Sometimes Stewart picks exactly the example I would have picked, even if I hadn't been prepping from his book. It is usually when the natural example is relatively simple. I wouldn't worry too much if you reuse a few of them -- as you say, they probably didn't read the book and if they did, who knows if they understood it -- but it is good to diversify.

You can do things like covering homework questions which you aren't going to assign, picking a second calculus text for your reference, mining the textbooks of other STEM fields, and keeping a log of good examples you find incidentally to keep things from being verbatim Stewart's explanation.


An approach I sometimes use is to call students' attention to an example from the book without presenting it in detail, and then present a variation on it.

For example, if I were teaching optimization with constraints, I might say something like this:

In your textbook, which as always I assume you have read before class today, there is an example of minimizing the surface area of a cylindrical can with a given volume. You should make sure you read and understand that example -- it's Example 3 on p. 426. I'm going to do a variation on that problem: let's take a can with a given surface area and try to maximize the volume. Essentially I'm going to exchange the roles of the constraint function and the objective function. Let's see how it looks:


Let's take a second look at Example 3 in the textbook, which (as always) I assume you have read before class. The text solves this problem by using the constraint equation to solve for one variable in terms of the other; when you plug that in to the equation for the surface area you end up with an equation of one variable. But you can also solve this problem by using implicit differentiation. Let's see how that method looks:

This serves multiple purposes:

  • It reminds students that they are expected to read the textbook and that you will hold them accountable for what they read; at the same time,
  • It makes connections between what is covered in class and what is covered in the textbook (most important, in my opinion) without devoting class time to something that should be done outside of class.

One way to think about this is that the examples done in class should be homomorphic to the ones in the textbook, and sometimes even isomorphic, but they should very rarely be identical in all respects.

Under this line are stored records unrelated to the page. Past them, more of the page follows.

# OpenGene/gencore

Hardware: AMD Instinct MI355X
Metric: consensus read-pairs/sec (whole node) + clustering HBM GB/s vs roofline (higher is better)
Workload: dtype u8

## Files before the change

### gencore_amd/csrc/engine.hip

```cpp
#include <hip/hip_runtime.h>
#include <hip/hip_ext.h>
#include <cstdio>
#include <cstdlib>
#include <algorithm>
#include <cstring>
#include <ctime>
#include <string>
#include <vector>

#include "gce_kernels.hpp"
#include "gce_pair2.hpp"
#include "gce_vote.hpp"
#include "gce_deep.hpp"
#include "gce_output.hpp"
#include "gce_depth.hpp"
#include "gce_inflate.hpp"
#include "gce_deflate.hpp"

namespace {

static thread_local double t_alloc_s = 0.0; static thread_local long t_alloc_n = 0; static thread_local size_t t_alloc_bytes = 0;
static inline double mono_s() { struct timespec ts; clock_gettime(CLOCK_MONOTONIC, &ts); return (double)ts.tv_sec + 1e-9 * (double)ts.tv_nsec; }
long long g_dev_live = 0, g_dev_peak = 0;
static int64_t g_pass_idx_ctr[4] = {0, 0, 0, 0};
// ... 466 lines not shown
    return GCE_OK;
}

__global__ __launch_bounds__(256) void k_publish_si(const StreamInfo *si, StreamInfo *host, unsigned long long *flag, unsigned long long seq) {
    const uint32_t *src = reinterpret_cast<const uint32_t *>(si);
    uint32_t *dst = reinterpret_cast<uint32_t *>(host);
    for (unsigned i = threadIdx.x; i < sizeof(StreamInfo) / 4; i += 256) dst[i] = src[i];
    __threadfence_system();
    __syncthreads();
    if (threadIdx.x == 0) __hip_atomic_store(flag, seq, __ATOMIC_RELEASE, __HIP_MEMORY_SCOPE_SYSTEM);
}
static_assert(sizeof(StreamInfo) % 4 == 0, "k_publish_si copies words");
static int read_si_begin(gce_engine *e, unsigned long long *seq_out) {
    *seq_out = 0;
    static const bool sync_copy = getenv("GCE_SYNC_COPY") != nullptr;
    if (!sync_copy && !e->si_pin) {
        void *hp = nullptr;
        if (hipHostMalloc(&hp, sizeof(StreamInfo) + 64, hipHostMallocMapped | hipHostMallocCoherent | hipHostMallocPortable) == hipSuccess) {
            void *dp = nullptr;
            if (hipHostGetDevicePointer(&dp, hp, 0) == hipSuccess) { memset(hp, 0, sizeof(StreamInfo) + 64); e->si_pin = hp; e->si_pin_dev = dp; }
            else (void)hipHostFree(hp);
        }
        (void)hipGetLastError();
    }
    if (!sync_copy && e->si_pin) {
        unsigned long long *dflag = reinterpret_cast<unsigned long long *>(reinterpret_cast<char *>(e->si_pin_dev) + ((sizeof(StreamInfo) + 7) & ~size_t(7)));
        const unsigned long long seq = ++e->si_seq;
        hipLaunchKernelGGL(k_publish_si, dim3(1), dim3(256), 0, e->stream, (const StreamInfo *)e->si.p, reinterpret_cast<StreamInfo *>(e->si_pin_dev), dflag, seq);
        HIPCHK(hipGetLastError());
        *seq_out = seq;
    }
    return GCE_OK;
}
static int read_si_end(gce_engine *e, unsigned long long seq) {
    bool published = false;
    if (seq) {
        StreamInfo *hs = reinterpret_cast<StreamInfo *>(e->si_pin);
        unsigned long long *hflag = reinterpret_cast<unsigned long long *>(reinterpret_cast<char *>(e->si_pin) + ((sizeof(StreamInfo) + 7) & ~size_t(7)));
        for (unsigned spins = 1;; spins++) {
            if (__atomic_load_n(hflag, __ATOMIC_ACQUIRE) == seq) { published = true; break; }
            if ((spins & 0x3FFF) == 0) {
                const hipError_t q = hipStreamQuery(e->stream);
                if (q == hipSuccess) { published = __atomic_load_n(hflag, __ATOMIC_ACQUIRE) == seq; break; }
                if (q != hipErrorNotReady) HIPCHK(q);
            }
            __builtin_ia32_pause();
        }
        if (published) memcpy(&e->h_si, hs, sizeof(StreamInfo));
    }
    if (!published) {
        HIPCHK(hipMemcpyAsync(&e->h_si, e->si.p, sizeof(StreamInfo), hipMemcpyDeviceToHost, e->stream));
        HIPCHK(hipStreamSynchronize(e->stream));
    }
    for (int k = 0; k < 6; k++) for (int q = 0; q < GCE_PRE_SLOTS; q++) { e->h_si.pre[k] += e->h_si.pre_slot[q][k]; e->h_si.post[k] += e->h_si.post_slot[q][k]; }
    if (e->h_si.err_key != ~0ull) { e->dev_error = -(int)(e->h_si.err_key & 0xFF); e->dev_error_read = (uint32_t)(e->h_si.err_key >> 8); }
    return GCE_OK;
}
static int read_si(gce_engine *e) {
    unsigned long long seq = 0;
    const int rc = read_si_begin(e, &seq);
    return rc != GCE_OK ? rc : read_si_end(e, seq);
}
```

  1. My advice is to follow the book very closely in topics, methods, notation, and explication.* But I would not literally use the same examples unless you feel time pressed in preparation. Do an analogous problem but slightly different numbers or formula.

  2. You could also look at the examples and the homework problems and at least do a sanity check. Is there a "missing example" for doing the problems? Or if there are too many examples to work in class (along with time for drill), put your brain to work on selecting those you think more important.

*The desire by instructors to be creative ends up doing more harm than benefit. I believe it comes from a sort of romantic view of the university lecturer rather than a sound pedagogical view of how humans learn (at all levels and ages).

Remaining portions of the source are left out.